Within the entries below, the lines from the one with "const int g0" through the one with "const int r = i / D, d = i - r * D;" are to be set down exactly, both ends kept.

Given entries –
━━━━━━━━━━━━━━━━━━━━━━━━━━━━━━

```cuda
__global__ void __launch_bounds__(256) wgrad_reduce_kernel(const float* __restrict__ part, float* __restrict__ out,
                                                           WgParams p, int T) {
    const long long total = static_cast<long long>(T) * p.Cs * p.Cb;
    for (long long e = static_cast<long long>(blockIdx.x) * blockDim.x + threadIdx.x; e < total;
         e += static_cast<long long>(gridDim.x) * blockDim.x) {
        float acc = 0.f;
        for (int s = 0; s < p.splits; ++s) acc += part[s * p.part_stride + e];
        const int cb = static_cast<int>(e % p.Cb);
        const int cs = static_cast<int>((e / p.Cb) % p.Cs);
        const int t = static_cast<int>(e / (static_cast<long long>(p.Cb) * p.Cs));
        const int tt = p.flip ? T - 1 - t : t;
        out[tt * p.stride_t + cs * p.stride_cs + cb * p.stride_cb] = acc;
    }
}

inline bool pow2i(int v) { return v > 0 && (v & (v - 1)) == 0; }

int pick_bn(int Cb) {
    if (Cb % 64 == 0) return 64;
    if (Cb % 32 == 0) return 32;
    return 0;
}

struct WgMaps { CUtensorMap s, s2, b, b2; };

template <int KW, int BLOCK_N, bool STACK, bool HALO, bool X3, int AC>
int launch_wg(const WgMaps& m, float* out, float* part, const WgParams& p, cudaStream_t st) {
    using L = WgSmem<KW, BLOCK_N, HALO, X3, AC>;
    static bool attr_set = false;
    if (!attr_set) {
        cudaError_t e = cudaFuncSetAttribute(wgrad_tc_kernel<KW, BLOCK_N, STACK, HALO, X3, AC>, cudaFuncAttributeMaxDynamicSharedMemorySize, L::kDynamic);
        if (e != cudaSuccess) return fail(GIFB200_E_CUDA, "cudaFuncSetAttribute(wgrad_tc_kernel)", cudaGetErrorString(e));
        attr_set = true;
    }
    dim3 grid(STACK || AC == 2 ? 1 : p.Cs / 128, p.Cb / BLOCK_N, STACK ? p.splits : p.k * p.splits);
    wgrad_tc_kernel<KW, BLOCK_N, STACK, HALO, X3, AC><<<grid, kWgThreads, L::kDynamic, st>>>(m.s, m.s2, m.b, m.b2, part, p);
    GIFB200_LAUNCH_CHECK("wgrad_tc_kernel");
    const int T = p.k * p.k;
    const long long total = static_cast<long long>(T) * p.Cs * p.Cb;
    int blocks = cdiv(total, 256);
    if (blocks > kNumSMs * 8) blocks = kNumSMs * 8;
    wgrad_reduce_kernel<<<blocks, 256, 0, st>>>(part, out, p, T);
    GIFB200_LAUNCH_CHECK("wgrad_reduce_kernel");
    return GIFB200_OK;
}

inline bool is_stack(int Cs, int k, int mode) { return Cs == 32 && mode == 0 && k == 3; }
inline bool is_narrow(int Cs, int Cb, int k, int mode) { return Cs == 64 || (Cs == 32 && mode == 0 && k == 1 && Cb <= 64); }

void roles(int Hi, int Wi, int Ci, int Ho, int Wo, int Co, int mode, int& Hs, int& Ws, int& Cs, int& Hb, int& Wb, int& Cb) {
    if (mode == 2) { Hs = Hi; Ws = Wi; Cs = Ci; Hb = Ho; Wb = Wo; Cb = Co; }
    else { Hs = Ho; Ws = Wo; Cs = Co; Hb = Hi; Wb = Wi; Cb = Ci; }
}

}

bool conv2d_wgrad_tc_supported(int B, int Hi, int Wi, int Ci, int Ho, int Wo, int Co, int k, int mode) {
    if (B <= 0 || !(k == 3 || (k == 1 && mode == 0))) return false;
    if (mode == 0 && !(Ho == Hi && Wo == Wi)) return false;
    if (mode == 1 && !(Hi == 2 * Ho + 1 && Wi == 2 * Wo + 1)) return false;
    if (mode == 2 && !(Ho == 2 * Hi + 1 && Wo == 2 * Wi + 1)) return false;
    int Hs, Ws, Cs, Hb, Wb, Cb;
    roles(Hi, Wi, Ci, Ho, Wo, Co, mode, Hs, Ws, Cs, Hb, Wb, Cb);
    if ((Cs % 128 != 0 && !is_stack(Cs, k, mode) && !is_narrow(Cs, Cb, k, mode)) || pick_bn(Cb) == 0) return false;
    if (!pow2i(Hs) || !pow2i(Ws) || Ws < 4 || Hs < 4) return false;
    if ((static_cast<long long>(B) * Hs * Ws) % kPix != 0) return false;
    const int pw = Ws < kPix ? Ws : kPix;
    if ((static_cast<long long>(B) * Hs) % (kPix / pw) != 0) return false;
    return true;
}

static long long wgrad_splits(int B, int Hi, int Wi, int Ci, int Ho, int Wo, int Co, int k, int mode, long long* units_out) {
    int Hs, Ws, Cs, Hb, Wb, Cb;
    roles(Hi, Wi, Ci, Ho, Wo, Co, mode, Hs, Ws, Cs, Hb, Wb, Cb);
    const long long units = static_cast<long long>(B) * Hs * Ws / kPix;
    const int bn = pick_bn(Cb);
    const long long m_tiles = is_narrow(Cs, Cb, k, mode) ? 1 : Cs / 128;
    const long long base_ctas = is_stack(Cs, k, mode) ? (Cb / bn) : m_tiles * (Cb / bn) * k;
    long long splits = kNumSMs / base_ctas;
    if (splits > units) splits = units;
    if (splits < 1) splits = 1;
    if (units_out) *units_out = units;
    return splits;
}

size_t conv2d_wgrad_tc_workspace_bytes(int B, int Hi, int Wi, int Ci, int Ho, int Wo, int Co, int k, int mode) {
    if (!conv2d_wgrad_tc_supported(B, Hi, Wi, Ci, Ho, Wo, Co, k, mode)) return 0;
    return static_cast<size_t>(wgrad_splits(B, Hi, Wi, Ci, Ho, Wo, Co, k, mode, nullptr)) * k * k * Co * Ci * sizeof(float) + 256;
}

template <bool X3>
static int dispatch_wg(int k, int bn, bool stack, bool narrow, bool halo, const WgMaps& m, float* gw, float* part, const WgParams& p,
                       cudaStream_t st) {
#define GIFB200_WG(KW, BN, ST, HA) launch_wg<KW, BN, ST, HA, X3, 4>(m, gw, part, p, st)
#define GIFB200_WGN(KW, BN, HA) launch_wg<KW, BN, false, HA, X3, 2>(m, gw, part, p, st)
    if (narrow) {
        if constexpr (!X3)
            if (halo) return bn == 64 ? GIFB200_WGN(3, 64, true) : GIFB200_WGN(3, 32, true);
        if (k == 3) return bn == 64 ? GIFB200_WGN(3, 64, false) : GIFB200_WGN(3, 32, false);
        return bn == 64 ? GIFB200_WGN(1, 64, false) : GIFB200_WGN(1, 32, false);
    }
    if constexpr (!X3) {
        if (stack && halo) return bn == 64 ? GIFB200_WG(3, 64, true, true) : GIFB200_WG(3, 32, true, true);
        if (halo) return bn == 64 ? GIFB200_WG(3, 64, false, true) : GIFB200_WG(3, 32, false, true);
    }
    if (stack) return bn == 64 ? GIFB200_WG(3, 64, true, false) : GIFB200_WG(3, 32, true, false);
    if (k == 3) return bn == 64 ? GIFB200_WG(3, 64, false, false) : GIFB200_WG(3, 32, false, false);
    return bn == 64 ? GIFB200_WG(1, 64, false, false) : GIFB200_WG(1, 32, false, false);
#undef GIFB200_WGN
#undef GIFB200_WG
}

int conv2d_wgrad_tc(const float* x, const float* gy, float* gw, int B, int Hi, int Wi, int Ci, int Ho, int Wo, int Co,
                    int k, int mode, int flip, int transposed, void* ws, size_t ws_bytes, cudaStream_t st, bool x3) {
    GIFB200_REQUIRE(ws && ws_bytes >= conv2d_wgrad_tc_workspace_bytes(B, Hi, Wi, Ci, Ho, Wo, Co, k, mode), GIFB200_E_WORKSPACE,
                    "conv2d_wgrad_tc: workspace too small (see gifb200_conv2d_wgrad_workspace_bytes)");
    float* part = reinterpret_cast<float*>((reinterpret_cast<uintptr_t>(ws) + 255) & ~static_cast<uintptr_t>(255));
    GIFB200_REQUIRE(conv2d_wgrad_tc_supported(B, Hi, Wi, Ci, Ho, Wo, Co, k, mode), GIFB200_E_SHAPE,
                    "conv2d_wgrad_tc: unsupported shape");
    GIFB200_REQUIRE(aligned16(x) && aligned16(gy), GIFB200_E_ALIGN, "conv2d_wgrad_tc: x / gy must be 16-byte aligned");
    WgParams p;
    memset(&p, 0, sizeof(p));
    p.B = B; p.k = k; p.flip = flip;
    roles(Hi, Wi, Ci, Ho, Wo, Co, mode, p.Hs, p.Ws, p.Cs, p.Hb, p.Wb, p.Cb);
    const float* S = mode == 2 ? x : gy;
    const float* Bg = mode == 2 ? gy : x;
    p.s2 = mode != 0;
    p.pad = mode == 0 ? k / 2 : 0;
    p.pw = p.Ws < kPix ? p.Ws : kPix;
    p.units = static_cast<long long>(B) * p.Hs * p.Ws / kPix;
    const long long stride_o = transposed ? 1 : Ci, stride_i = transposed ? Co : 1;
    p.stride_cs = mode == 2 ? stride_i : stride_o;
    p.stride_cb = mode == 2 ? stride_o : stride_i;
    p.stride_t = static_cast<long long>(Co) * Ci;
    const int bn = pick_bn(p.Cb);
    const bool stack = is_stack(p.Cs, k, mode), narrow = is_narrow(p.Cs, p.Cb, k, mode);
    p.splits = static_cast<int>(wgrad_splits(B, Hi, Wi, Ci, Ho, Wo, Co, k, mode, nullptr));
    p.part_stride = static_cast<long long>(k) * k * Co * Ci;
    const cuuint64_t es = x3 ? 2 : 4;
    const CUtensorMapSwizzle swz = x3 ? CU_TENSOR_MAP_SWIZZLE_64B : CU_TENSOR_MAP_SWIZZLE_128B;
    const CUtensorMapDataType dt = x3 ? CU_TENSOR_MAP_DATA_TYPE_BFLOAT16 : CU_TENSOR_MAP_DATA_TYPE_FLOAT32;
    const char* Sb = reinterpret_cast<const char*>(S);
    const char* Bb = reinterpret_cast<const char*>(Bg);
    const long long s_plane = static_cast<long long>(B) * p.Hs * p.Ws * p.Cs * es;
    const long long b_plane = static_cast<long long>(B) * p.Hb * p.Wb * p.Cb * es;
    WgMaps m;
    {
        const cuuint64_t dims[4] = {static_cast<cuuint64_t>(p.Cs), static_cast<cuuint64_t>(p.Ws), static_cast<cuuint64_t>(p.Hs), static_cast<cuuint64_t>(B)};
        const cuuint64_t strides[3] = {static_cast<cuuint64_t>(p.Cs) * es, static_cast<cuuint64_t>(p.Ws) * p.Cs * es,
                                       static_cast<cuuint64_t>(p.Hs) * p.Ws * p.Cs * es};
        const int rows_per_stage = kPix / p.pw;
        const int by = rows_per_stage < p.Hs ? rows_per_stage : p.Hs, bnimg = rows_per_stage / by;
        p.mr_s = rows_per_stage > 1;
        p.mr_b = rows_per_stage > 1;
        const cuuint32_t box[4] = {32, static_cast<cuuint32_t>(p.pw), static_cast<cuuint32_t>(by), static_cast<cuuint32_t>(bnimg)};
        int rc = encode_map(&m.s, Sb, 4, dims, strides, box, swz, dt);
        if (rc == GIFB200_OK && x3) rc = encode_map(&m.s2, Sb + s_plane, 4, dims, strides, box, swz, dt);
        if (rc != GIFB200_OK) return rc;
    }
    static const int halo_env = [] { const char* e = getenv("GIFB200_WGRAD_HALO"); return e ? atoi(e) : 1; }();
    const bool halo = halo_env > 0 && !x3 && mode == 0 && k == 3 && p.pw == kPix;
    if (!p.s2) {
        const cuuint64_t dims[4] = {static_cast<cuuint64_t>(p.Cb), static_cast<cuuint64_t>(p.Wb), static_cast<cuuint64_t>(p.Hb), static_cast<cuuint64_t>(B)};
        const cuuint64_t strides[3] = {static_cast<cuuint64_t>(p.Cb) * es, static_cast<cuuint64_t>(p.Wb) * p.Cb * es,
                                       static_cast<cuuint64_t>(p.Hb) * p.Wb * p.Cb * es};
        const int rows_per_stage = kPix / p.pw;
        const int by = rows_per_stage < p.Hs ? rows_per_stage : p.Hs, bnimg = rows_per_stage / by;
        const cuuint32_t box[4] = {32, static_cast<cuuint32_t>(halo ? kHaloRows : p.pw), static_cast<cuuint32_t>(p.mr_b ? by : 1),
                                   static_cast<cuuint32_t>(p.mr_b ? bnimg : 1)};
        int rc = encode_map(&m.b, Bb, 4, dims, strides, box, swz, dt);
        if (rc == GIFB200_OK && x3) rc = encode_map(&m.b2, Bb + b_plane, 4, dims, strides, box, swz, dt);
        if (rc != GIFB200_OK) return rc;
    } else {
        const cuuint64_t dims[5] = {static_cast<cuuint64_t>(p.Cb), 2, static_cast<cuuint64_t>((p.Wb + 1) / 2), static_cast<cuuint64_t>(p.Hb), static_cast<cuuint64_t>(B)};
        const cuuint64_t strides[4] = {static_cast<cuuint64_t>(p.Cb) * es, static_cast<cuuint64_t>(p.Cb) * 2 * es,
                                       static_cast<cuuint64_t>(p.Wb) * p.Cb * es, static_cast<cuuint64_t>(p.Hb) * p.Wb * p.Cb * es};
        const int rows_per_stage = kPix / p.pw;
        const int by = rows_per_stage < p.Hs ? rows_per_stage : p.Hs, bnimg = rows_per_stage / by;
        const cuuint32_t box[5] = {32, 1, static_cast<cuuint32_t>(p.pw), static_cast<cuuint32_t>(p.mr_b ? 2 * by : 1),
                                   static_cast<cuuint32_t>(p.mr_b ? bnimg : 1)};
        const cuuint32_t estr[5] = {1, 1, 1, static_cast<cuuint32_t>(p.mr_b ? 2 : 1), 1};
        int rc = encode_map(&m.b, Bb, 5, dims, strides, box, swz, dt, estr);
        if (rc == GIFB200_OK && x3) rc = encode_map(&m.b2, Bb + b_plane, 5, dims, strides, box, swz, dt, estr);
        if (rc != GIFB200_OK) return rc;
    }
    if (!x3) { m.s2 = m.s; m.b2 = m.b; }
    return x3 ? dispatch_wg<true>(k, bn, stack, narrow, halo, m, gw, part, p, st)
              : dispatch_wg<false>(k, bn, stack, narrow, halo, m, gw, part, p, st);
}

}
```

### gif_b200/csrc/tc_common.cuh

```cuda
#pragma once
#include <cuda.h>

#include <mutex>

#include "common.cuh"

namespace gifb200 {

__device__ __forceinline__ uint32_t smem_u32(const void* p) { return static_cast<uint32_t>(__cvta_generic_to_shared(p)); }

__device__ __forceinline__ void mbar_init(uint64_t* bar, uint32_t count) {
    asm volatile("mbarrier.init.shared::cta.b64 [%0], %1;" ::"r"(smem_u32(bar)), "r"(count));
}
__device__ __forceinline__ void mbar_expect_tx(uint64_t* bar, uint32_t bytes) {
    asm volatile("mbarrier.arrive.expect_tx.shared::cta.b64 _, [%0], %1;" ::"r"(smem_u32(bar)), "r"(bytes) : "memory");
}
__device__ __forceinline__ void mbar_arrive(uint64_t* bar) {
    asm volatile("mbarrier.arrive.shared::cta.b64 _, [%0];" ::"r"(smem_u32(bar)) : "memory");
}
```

━━━━━━━━━━━━━━━━━━━━━━━━━━━━━━

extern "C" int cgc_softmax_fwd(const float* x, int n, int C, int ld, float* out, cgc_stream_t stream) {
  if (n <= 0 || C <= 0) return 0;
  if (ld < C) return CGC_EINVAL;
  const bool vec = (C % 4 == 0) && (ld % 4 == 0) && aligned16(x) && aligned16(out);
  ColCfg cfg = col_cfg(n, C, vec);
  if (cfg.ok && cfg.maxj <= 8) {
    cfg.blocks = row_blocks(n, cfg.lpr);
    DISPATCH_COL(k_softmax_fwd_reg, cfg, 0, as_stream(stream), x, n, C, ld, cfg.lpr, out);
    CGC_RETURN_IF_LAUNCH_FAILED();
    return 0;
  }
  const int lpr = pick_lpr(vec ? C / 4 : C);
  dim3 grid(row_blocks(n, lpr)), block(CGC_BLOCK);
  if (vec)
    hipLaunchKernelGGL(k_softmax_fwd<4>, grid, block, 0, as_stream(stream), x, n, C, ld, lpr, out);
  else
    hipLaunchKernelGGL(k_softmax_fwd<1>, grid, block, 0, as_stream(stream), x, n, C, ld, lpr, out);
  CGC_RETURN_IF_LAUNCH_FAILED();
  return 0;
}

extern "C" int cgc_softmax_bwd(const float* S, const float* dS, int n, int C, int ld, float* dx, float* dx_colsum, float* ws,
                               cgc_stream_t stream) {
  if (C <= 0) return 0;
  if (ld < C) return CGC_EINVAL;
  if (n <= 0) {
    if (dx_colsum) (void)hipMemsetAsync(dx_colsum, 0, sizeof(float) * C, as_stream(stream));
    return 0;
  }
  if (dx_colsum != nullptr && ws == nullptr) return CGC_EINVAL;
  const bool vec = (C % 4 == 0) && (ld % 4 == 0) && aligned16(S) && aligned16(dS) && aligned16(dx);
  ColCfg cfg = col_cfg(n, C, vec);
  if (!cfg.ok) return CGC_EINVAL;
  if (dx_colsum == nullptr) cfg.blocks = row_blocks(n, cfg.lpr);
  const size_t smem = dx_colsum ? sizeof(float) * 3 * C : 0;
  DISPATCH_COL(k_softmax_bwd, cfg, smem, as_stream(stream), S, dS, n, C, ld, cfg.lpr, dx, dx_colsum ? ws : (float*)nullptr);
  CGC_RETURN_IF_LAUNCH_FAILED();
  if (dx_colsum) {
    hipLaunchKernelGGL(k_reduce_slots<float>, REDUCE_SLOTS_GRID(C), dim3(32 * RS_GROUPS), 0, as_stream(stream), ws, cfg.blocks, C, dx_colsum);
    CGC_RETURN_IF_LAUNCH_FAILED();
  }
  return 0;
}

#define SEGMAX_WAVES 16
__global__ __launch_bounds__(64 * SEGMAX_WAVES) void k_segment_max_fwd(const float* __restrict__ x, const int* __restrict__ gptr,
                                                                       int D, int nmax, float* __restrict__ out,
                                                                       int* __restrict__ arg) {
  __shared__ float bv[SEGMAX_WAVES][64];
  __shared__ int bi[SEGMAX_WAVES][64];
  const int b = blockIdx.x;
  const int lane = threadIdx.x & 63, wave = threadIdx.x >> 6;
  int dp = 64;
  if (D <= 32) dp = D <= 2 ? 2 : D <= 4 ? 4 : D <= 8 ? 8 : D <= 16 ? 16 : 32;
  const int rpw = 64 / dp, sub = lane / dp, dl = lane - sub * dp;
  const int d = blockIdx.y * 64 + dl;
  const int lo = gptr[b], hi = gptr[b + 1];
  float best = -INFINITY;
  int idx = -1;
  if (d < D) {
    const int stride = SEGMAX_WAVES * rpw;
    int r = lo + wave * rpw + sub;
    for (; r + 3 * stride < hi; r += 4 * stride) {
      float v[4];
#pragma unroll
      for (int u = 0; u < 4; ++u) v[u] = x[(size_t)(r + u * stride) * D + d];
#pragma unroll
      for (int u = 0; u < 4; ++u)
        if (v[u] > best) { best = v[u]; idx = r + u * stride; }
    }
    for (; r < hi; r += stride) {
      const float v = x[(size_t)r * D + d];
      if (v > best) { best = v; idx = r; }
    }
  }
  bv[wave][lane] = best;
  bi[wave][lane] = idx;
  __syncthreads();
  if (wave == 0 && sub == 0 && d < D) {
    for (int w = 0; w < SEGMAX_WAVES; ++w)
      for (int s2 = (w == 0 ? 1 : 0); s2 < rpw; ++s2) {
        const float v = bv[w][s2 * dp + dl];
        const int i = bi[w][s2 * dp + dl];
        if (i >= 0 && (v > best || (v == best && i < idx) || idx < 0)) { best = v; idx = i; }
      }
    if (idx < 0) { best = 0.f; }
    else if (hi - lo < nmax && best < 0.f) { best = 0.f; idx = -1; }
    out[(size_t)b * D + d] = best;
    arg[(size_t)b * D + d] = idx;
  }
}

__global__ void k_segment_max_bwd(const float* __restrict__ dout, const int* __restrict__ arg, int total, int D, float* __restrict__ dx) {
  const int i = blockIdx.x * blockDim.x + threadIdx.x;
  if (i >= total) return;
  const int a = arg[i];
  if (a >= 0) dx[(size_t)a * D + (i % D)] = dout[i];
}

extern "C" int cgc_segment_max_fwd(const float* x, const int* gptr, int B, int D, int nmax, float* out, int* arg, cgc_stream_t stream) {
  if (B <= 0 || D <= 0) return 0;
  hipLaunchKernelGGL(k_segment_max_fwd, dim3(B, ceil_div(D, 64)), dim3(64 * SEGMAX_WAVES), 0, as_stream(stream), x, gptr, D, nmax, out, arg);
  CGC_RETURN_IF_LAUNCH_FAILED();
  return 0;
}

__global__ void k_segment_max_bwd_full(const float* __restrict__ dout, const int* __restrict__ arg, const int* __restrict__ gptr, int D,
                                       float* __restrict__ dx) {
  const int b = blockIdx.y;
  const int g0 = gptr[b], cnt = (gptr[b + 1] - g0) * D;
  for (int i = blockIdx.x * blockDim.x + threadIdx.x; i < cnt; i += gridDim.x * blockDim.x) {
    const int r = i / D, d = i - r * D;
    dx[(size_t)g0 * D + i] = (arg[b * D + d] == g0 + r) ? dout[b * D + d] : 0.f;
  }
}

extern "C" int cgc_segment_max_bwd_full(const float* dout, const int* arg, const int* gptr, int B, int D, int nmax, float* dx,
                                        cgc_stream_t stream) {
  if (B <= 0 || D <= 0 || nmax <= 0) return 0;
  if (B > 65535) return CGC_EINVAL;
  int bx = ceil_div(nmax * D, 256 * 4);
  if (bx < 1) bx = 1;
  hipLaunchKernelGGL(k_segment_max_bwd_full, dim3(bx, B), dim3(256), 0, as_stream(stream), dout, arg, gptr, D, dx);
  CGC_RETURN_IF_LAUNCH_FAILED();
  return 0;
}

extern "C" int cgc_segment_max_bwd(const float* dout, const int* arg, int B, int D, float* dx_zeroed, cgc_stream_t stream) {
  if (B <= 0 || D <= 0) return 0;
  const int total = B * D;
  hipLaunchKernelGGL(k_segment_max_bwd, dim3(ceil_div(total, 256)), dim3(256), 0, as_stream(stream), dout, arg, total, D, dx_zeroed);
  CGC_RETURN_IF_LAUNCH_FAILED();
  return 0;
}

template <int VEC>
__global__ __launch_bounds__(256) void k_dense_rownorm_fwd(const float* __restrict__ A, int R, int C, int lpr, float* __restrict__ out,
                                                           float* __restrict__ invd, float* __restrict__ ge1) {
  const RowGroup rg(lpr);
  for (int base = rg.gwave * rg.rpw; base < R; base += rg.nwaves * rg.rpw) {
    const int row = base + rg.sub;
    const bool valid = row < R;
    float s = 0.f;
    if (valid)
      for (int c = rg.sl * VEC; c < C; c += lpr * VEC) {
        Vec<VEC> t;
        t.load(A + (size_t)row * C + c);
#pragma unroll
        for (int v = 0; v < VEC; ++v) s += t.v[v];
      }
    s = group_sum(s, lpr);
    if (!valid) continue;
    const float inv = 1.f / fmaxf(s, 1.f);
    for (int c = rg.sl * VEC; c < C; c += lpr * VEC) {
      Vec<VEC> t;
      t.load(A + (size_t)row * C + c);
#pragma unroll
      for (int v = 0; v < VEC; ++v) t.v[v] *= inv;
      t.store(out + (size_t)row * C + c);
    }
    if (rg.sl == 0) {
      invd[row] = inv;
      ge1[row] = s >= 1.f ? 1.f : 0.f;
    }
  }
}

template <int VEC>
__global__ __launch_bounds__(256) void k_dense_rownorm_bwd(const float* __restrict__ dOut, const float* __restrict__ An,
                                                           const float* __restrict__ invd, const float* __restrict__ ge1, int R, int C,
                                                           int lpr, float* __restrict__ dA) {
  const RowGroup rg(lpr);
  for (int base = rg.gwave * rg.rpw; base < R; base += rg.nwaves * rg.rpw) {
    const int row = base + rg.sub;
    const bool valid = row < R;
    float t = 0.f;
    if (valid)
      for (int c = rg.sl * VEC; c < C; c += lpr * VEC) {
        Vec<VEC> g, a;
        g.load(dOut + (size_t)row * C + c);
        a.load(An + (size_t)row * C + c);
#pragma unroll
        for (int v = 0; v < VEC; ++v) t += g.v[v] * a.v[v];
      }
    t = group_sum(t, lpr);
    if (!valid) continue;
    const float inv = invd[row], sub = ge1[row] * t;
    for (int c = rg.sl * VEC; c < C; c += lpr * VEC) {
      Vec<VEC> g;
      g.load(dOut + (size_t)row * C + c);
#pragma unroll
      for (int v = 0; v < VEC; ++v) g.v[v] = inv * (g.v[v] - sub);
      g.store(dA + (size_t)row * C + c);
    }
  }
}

━━━━━━━━━━━━━━━━━━━━━━━━━━━━━━

Output of the exercise –
  const int g0 = gptr[b], cnt = (gptr[b + 1] - g0) * D;
  for (int i = blockIdx.x * blockDim.x + threadIdx.x; i < cnt; i += gridDim.x * blockDim.x) {
    const int r = i / D, d = i - r * D;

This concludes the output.